Mount Wilson, California
Copyright 2009 by Andrew Alden, geology.about.com,
reproduced under educational fair use.
Copyright 2009 by Andrew Alden, geology.about.com,
reproduced under educational fair use.
Those handy Dutch people played around with variously ground pieces of glass set on line so that light passes through them all. Hans Lippershey made one in 1608. Galileo Galilei somehow heard from the idea and - as a handy man by himself - constructed next year a 130 cm long tube from wood and paper and set a piece of ground glass on one and an eyepiece to the other. Voila! 14x magnified view and humanity moved to another era of space exploration with these artificial eyes, telescopes.
Everything in the United States is so big. They even say that the flies in Texas have such big dogs in their hair.
So it came to the mind of some very ambitious American people to build the largest telescope in the world. Nothing less than that would do.
At the end of the 19th century the biggest telescope in the world was in Chicago - a Clark type refracting telescope with 18 1/2-inch lens. But California wanted to do better.
The man with the big bug was Edward F. Spence (1832-1892), a banker in First National and a politician who served two terms as the major of Los Angeles. Spence promised the whopping $50.000 to UCLA for building the largest telescope in the world. He requested a 40 inch lens which is at the practical limits of refractors, nothing less than that.
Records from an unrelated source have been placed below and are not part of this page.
__device__ __forceinline__ void fwd16_step(const Gather4& g, int k0, int n_mine, const float4& qp, float t, SoftState& st) {
    const bool ok0 = k0 < n_mine, ok1 = k0 + 1 < n_mine, ok2 = k0 + 2 < n_mine, ok3 = k0 + 3 < n_mine;
    const float d0 = ok0 ? fmaf(g.a0, t, quad_sum(dot4(qp, g.x0))) : NEG_BIG;
    const float d1 = ok1 ? fmaf(g.a1, t, quad_sum(dot4(qp, g.x1))) : NEG_BIG;
    const float d2 = ok2 ? fmaf(g.a2, t, quad_sum(dot4(qp, g.x2))) : NEG_BIG;
    const float d3 = ok3 ? fmaf(g.a3, t, quad_sum(dot4(qp, g.x3))) : NEG_BIG;
// ... 95 lines not shown
    asm volatile("" : "+v"(nx.xd.x), "+v"(nx.xd.y), "+v"(nx.xd.z), "+v"(nx.xd.w), "+v"(nx.en.x), "+v"(nx.en.y),
                      "+v"(nx.lrow), "+v"(nx.q.sb), "+v"(nx.q.se));
    fwd16_flush(J, pend, part);
    const int lrow_cur = lrow;
    FUSED_STAMP(3)

    if (r.mode >= 1) soft_merge(st, r.mode);
    if (r.mode == 3) {
        const int wave = threadIdx.x >> 6;
        if (lane < 4) {
            float* slot = merge_lds + wave * 20;
            if (part == 0) *reinterpret_cast<float4*>(slot) = make_float4(st.m, st.L, st.u, 0.0f);
            *reinterpret_cast<float4*>(slot + 4 + 4 * part) = st.Z;
        }
        __syncthreads();
        float M = NEG_BIG;
        for (int w = 0; w < FW; ++w) M = fmaxf(M, merge_lds[w * 20]);
        float L = 0.0f, u = 0.0f;
        float4 Z = f4zero();
        for (int w = 0; w < FW; ++w) {
            const float4 hd = lds4(merge_lds + w * 20);
            const float f = exp_acc(hd.x - M);
            L = fmaf(f, hd.y, L);
            u = fmaf(f, hd.z, u);
            fma4(f, lds4(merge_lds + w * 20 + 4 + 4 * part), Z);
        }
        st.m = M; st.L = L; st.u = u; st.Z = Z;
        __syncthreads();
    }
    const bool writer = r.writer;
    const float rinv = 1.0f / (st.L + 1e-16f);
    const float S = st.L * rinv, un = st.u * rinv;
    const float4 zn = f4scale(st.Z, rinv);
    float4 o;
    {
        float ax_[4], az_[4];
        tile_rows(tiles, lane, ax_);
        tile_put(tiles + TILE, zn, lane);
        tile_rows(tiles + TILE, lane, az_);
        if (!FUSED_ABL(512))
        tile_put_result(tiles + 2 * TILE,
                        mat_apply(ax_, matB_lds(W.BWs, lane), mat_apply(az_, matB_lds(W.BWv, lane), splat4(0.0f))), lane);
        o = tile_get(tiles + 2 * TILE, lane);
    }
    o = f4add(o, lds4(W.bs + 4 * part));
    fma4(S, lds4(W.bv + 4 * part), o);
    fma4(un, lds4(W.we + 4 * part), o);
    const float4 hv = make_float4(fmaxf(o.x, 0.0f), fmaxf(o.y, 0.0f), fmaxf(o.z, 0.0f), fmaxf(o.w, 0.0f));
    FUSED_STAMP(4)
    pend.row = writer ? r.row : -1;
    pend.zn = zn; pend.hv = hv; pend.lrow = lrow_cur;
    pend.aux = make_float4(un, st.L > 0.0f ? st.m : 0.0f, rinv, S);
    pend.z = 0.0f; pend.g = f4zero();
    if (J.head) {
        const float4 fw = lds4(W.fcw + 4 * part);
        const float z = quad_sum(dot4(hv, fw)) + W.fcb;
        pend.z = z;
        if (J.head == 2 && writer) {
            const float y = J.labels[r.row];
            const float wn = J.inv_n[r.row] * J.inv_batch;
            const float e = expf(-fabsf(z));
            const float sig = z >= 0.0f ? 1.0f / (1.0f + e) : e / (1.0f + e);
            const float dz = wn * (sig - y);
            pend.g = make_float4(hv.x > 0.0f ? dz * fw.x : 0.0f, hv.y > 0.0f ? dz * fw.y : 0.0f,
                                 hv.z > 0.0f ? dz * fw.z : 0.0f, hv.w > 0.0f ? dz * fw.w : 0.0f);
            fma4(dz, hv, ha.w);
            if (part == 0) {
                ha.b += dz;
                ha.l += wn * (fmaxf(z, 0.0f) - z * y + log1pf(e));
            }
        }
    }
    FUSED_STAMP(5)
}

template <int NW>
__device__ __forceinline__ void head_partials_store(HeadAcc& ha, float* head_lds, float* head_part, int tid) {
    const int lane = tid & 63, wave = tid >> 6;
    ha.w.x = quads_sum<64>(ha.w.x); ha.w.y = quads_sum<64>(ha.w.y);
    ha.w.z = quads_sum<64>(ha.w.z); ha.w.w = quads_sum<64>(ha.w.w);
    ha.b = wave_sum(ha.b);
    ha.l = wave_sum(ha.l);
    if (lane < 4) {
        float* d = head_lds + wave * 18 + 4 * lane;
        d[0] = ha.w.x; d[1] = ha.w.y; d[2] = ha.w.z; d[3] = ha.w.w;
    }
    if (lane == 0) { head_lds[wave * 18 + 16] = ha.b; head_lds[wave * 18 + 17] = ha.l; }
    __syncthreads();
    if (tid < 18) {
        float v = 0.0f;
        for (int w = 0; w < NW; ++w) v += head_lds[w * 18 + tid];
        head_part[(size_t)blockIdx.x * 18 + tid] = v;
    }
}

__global__ __launch_bounds__(FT) void fused_fwd16_kernel(FwdLaunch16 A) {
    __shared__ FwdW16 Ws_[MAXJOBS];
    __shared__ float merge_lds[FW * 20];
    __shared__ float head_lds[FW * 18];
    __shared__ float tiles_[FW * 3 * TILE];
    const int tid = threadIdx.x, lane = tid & 63, wave = tid >> 6, part = lane & 3;
    for (int j = 0; j < A.n_jobs; ++j) {
        const FwdJob16& J = A.job[j];
        FwdW16& W = Ws_[j];
        if (wave == 0) matB_store(W.BPq, matB(J.D + OFF_PQ, 16, lane), lane);
        if (wave == 1) matB_store(W.BWv, matB(J.p.Wv, 16, lane), lane);
        if (wave == 2) matB_store(W.BWs, matB(J.p.Ws, 16, lane), lane);
        if (tid < 16) {
            W.pq0[tid] = J.D[OFF_PQ0 + tid];
            W.Pt[tid] = J.D[OFF_PT + tid];
            W.bv[tid] = J.p.bv[tid];
            W.we[tid] = J.p.we[tid];
            W.bs[tid] = J.p.bs[tid];
            W.fcw[tid] = J.head ? J.fcw[tid] : 0.0f;
        }
        if (tid == 0) {
            W.pt0 = J.D[OFF_PT0];
            W.fcb = J.head ? J.fcb[0] : 0.0f;
        }
    }
    __syncthreads();
    float* tiles = tiles_ + wave * 3 * TILE;
    HeadAcc ha;
    ha.w = f4zero(); ha.b = 0.0f; ha.l = 0.0f;
#ifdef MLLP_TIMING_BUILD
    unsigned long long stamp_sum[8] = {0, 0, 0, 0, 0, 0, 0, 0};
    unsigned long long stamp_last = __builtin_amdgcn_s_memtime();
    const unsigned long long stamp_begin = stamp_last;
#define STAMP_ARGS , stamp_sum, stamp_last
#else
#define STAMP_ARGS
#endif
    const int px = blockIdx.x % NP, bi = blockIdx.x / NP, gp = gridDim.x / NP;
    const int gw = bi * FW + wave;
    float* head_part = nullptr;
    for (int j = 0; j < A.n_jobs; ++j) {
        const FwdJob16& J = A.job[j];
        const PartTiers P = J.s.part[px];
        if (J.head == 2) head_part = J.head_part;
        const RowSlot none = empty_slot();
        FwdPending pend;
        pend.row = -1;
        for (int k = bi; k < P.n_block; k += gp) {
            const RowSlot r = block_slot<4>(J.s, P.row0 + k, tid);
            const float4 xd = ld4(J.x_dst + (size_t)r.row * 16 + 4 * part);
            int2 en = first_entries<4>(J.s, r, part);
            const int lrow = J.head ? J.perm[r.row] : 0;
            FwdNext nx;
            fwd16_row(J, Ws_[j], P, r, xd, en, lrow, empty_request(), -1, nx, pend, part, lane, merge_lds, tiles, ha STAMP_ARGS);
        }
        WaveList wl = wave_list(J.s, px, gw);
        for (int c0 = 0; c0 < wl.L; c0 += 64) {
            wave_list_chunk(wl, c0, lane);
            int it = wave_list_get(wl, 0), it1 = wave_list_get(wl, 1);
            RowSlot r = it >= 0 ? item_slot<4>(J.s, P, it, lane) : none;
            float4 xd = r.row >= 0 ? ld4(J.x_dst + (size_t)r.row * 16 + 4 * part) : f4zero();
            int2 en = first_entries<4>(J.s, r, part);
            int lrow = (J.head && r.row >= 0) ? J.perm[r.row] : 0;
            SlotReq q1 = item_request<4>(J.s, P, max(it1, 0), lane);
            if (it1 < 0) q1.row = -1;
            asm volatile("" : "+v"(xd.x), "+v"(xd.y), "+v"(xd.z), "+v"(xd.w), "+v"(en.x), "+v"(en.y), "+v"(lrow),
                              "+v"(q1.sb), "+v"(q1.se));
            for (int k = 0; it >= 0; ++k) {
                const int it2 = wave_list_get(wl, k + 2);
                FwdNext nx;
                fwd16_row(J, Ws_[j], P, r, xd, en, lrow, q1, it2, nx, pend, part, lane, merge_lds, tiles, ha STAMP_ARGS);
#ifdef MLLP_TIMING_BUILD
                stamp_sum[7] += 1;
#endif
                r = nx.r; xd = nx.xd; en = nx.en; lrow = nx.lrow; q1 = nx.q;
                it = it1; it1 = it2;
            }
        }
        fwd16_flush(J, pend, part);
    }
#ifdef MLLP_TIMING_BUILD
    if (lane == 0 && A.job[0].abl >= 0) {
        stamp_sum[6] = __builtin_amdgcn_s_memtime() - stamp_begin;
        unsigned long long* d = g_fused_stamps + (size_t)(blockIdx.x * FW + wave) * 8;
        for (int k = 0; k < 8; ++k) d[k] = stamp_sum[k];
    }
#endif
    if (head_part) head_partials_store<FW>(ha, head_lds, head_part, tid);
}

struct FwdJob1 {
    ItemsDev s;
    const float* __restrict__ x_dst;
    const float* __restrict__ D;
    ConvParams p;
    float* __restrict__ h;
    float* __restrict__ Z;
    float* __restrict__ aux;
};
struct FwdLaunch1 {
    FwdJob1 job[MAXJOBS];
    int n_jobs;
};
struct alignas(16) FwdW1 {
    float wv[16], ws[16], bv[16], we[16], bs[16];
    float pq, pq0, pt, pt0;
};
struct Soft1 {
    float m, L, u, Z;
};

struct Ent8 {
    float2 e0, e1, e2, e3, e4, e5, e6, e7;
};
__device__ __forceinline__ void ent8_load(const ItemsDev& s, const RowSlot& r, int k0, Ent8& E) {
    const int last = max(s.nnz - 1, 0), d = r.stride, b = r.first + k0 * d;
    E.e0 = s.sax[min(b, last)];         E.e1 = s.sax[min(b + d, last)];
    E.e2 = s.sax[min(b + 2 * d, last)]; E.e3 = s.sax[min(b + 3 * d, last)];
    E.e4 = s.sax[min(b + 4 * d, last)]; E.e5 = s.sax[min(b + 5 * d, last)];
    E.e6 = s.sax[min(b + 6 * d, last)]; E.e7 = s.sax[min(b + 7 * d, last)];
}

__device__ __forceinline__ void fwd1_step4(const float2& e0, const float2& e1, const float2& e2, const float2& e3, int k0,
                                           int n_mine, float qp, float t, Soft1& st) {
    const bool ok0 = k0 < n_mine, ok1 = k0 + 1 < n_mine, ok2 = k0 + 2 < n_mine, ok3 = k0 + 3 < n_mine;
    const float d0 = ok0 ? fmaf(qp, e0.y, e0.x * t) : NEG_BIG, d1 = ok1 ? fmaf(qp, e1.y, e1.x * t) : NEG_BIG;
    const float d2 = ok2 ? fmaf(qp, e2.y, e2.x * t) : NEG_BIG, d3 = ok3 ? fmaf(qp, e3.y, e3.x * t) : NEG_BIG;
    const float mi = fmaxf(fmaxf(d0, d1), fmaxf(d2, d3));
    if (__any(mi > st.m)) {
        const float mn = fmaxf(st.m, mi);
        const float sc = exp_acc(st.m - mn);
        st.L *= sc; st.u *= sc; st.Z *= sc;
        st.m = mn;
    }
    const float p0 = ok0 ? exp_acc(d0 - st.m) : 0.0f, p1 = ok1 ? exp_acc(d1 - st.m) : 0.0f;
    const float p2 = ok2 ? exp_acc(d2 - st.m) : 0.0f, p3 = ok3 ? exp_acc(d3 - st.m) : 0.0f;
    st.L += (p0 + p1) + (p2 + p3);
    st.u = fmaf(p0, e0.x, fmaf(p1, e1.x, fmaf(p2, e2.x, fmaf(p3, e3.x, st.u))));
    st.Z = fmaf(p0, e0.y, fmaf(p1, e1.y, fmaf(p2, e2.y, fmaf(p3, e3.y, st.Z))));
}
__device__ __forceinline__ void fwd1_edges(const ItemsDev& s, const RowSlot& r, float qp, float t, Soft1& st, Ent8& E) {
    const int n_mine = slot_count(r);
    for (int k0 = 0; __any(k0 < n_mine); k0 += 8) {
        Ent8 N;
        const bool more = __any(k0 + 8 < n_mine);
        if (more) ent8_load(s, r, k0 + 8, N);
        fwd1_step4(E.e0, E.e1, E.e2, E.e3, k0, n_mine, qp, t, st);
        if (__any(k0 + 4 < n_mine)) fwd1_step4(E.e4, E.e5, E.e6, E.e7, k0 + 4, n_mine, qp, t, st);
        if (more) E = N;
    }
}

__device__ __forceinline__ void fwd1_row(const FwdJob1& J, const FwdW1& W, const RowSlot& r, int lane, float* merge_lds) {
    Ent8 E;
    ent8_load(J.s, r, 0, E);
    const float x = J.x_dst[max(r.row, 0)];
    const float qp = fmaf(W.pq, x, W.pq0), t = fmaf(W.pt, x, W.pt0);
    Soft1 st;
    st.m = NEG_BIG; st.L = 0.0f; st.u = 0.0f; st.Z = 0.0f;
    fwd1_edges(J.s, r, qp, t, st, E);
    if (r.mode >= 1) {
        const float M = shared_max1(st.m, r.mode);
        const float f = exp_acc(st.m - M);
        st.m = M;
        st.L = shared_sum1(st.L * f, r.mode);
        st.u = shared_sum1(st.u * f, r.mode);
        st.Z = shared_sum1(st.Z * f, r.mode);
    }
    if (r.mode == 3) {
        const int wave = threadIdx.x >> 6;
        if (lane == 0) *reinterpret_cast<float4*>(merge_lds + wave * 4) = make_float4(st.m, st.L, st.u, st.Z);
        __syncthreads();
        float M = NEG_BIG;
        for (int w = 0; w < FW; ++w) M = fmaxf(M, merge_lds[w * 4]);
        float L = 0.0f, u = 0.0f, Z = 0.0f;
        for (int w = 0; w < FW; ++w) {
            const float4 hd = lds4(merge_lds + w * 4);
            const float f = exp_acc(hd.x - M);
            L = fmaf(f, hd.y, L);
            u = fmaf(f, hd.z, u);
            Z = fmaf(f, hd.w, Z);
        }
        st.m = M; st.L = L; st.u = u; st.Z = Z;
        __syncthreads();
    }
    const float rinv = 1.0f / (st.L + 1e-16f);
    const float S = st.L * rinv, un = st.u * rinv, zn = st.Z * rinv;
    if (r.mode == 0) {
        const int base_row = __builtin_amdgcn_readfirstlane(r.row);
        const int n_valid = __popcll(__ballot(r.row >= 0));
#pragma unroll
        for (int q = 0; q < 4; ++q) {
            const int idx = lane + 64 * q, row_l = idx >> 2, ch = (idx & 3) * 4;
            const float Sr = __shfl(S, row_l, 64), ur = __shfl(un, row_l, 64), zr = __shfl(zn, row_l, 64), xr = __shfl(x, row_l, 64);
            float4 v = lds4(W.bs + ch);
            fma4(Sr, lds4(W.bv + ch), v);
            fma4(ur, lds4(W.we + ch), v);
            fma4(zr, lds4(W.wv + ch), v);
            fma4(xr, lds4(W.ws + ch), v);
            if (row_l < n_valid)
                *reinterpret_cast<float4*>(J.h + (size_t)(base_row + row_l) * 16 + ch) =
                    make_float4(fmaxf(v.x, 0.0f), fmaxf(v.y, 0.0f), fmaxf(v.z, 0.0f), fmaxf(v.w, 0.0f));
        }
        if (r.writer) {
            J.Z[r.row] = zn;
            reinterpret_cast<float4*>(J.aux)[r.row] = make_float4(un, st.L > 0.0f ? st.m : 0.0f, rinv, S);
        }
        return;
    }
    if (!r.writer) return;
    float o[16];
#pragma unroll
    for (int c = 0; c < 16; ++c) {
        float v = W.bs[c];
        v = fmaf(S, W.bv[c], v);
        v = fmaf(un, W.we[c], v);
        v = fmaf(W.wv[c], zn, v);
        v = fmaf(W.ws[c], x, v);
        o[c] = fmaxf(v, 0.0f);
    }
    float4* hd = reinterpret_cast<float4*>(J.h + (size_t)r.row * 16);
    hd[0] = make_float4(o[0], o[1], o[2], o[3]);
    hd[1] = make_float4(o[4], o[5], o[6], o[7]);
    hd[2] = make_float4(o[8], o[9], o[10], o[11]);
    hd[3] = make_float4(o[12], o[13], o[14], o[15]);
    J.Z[r.row] = zn;
    reinterpret_cast<float4*>(J.aux)[r.row] = make_float4(un, st.L > 0.0f ? st.m : 0.0f, rinv, S);
}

According to the interesting web pages of Mount Wilson Observatory a specialist team from Harvard recommended that this mammoth telescope could be built on of the mighty and hard to reach 1740 meters high top of Mt Wilson in California.
In January 1889 the first telescope had been set up there for testing - a 13-inch Clark refractor five and half inches short of the Chicago telescope. But it soon turned out that conditions were really tough up there and the ambitious project was about to collapse in practical and financial troubles.
However, in the initial enthusiasm, a 40 inch lens had already been ordered from Alvan Clark and Sons and eventually the world's largest telescope was constructed using it by George Ellery Hale (1868-1936). No, not the Hale whose name was given to the exceptionally bright Hale-Bopp comet C/1995 O1 mentioned in this blog in the tragic Heavens' Gate text. The comet was discovered on 23 July 1995 by two independent observers, Alan Hale (Cloudcroft, N.M.) and Thomas Bopp (Stanfield, AZ), so Hale-Bopp it is!
Mr Spence had certainly got things moving with his generous donation and world's largest telescope was indeed built - but in Wisconsin because Mount Wilson seemed way too difficult for the project. Even more importantly, Spence had ignited the astronomic ambitions of a very gifted and dedicated telescope builder, George E. Hale, who would not stop dreaming about a really big telescope that could provide some answers to a new science he called "astrophysics".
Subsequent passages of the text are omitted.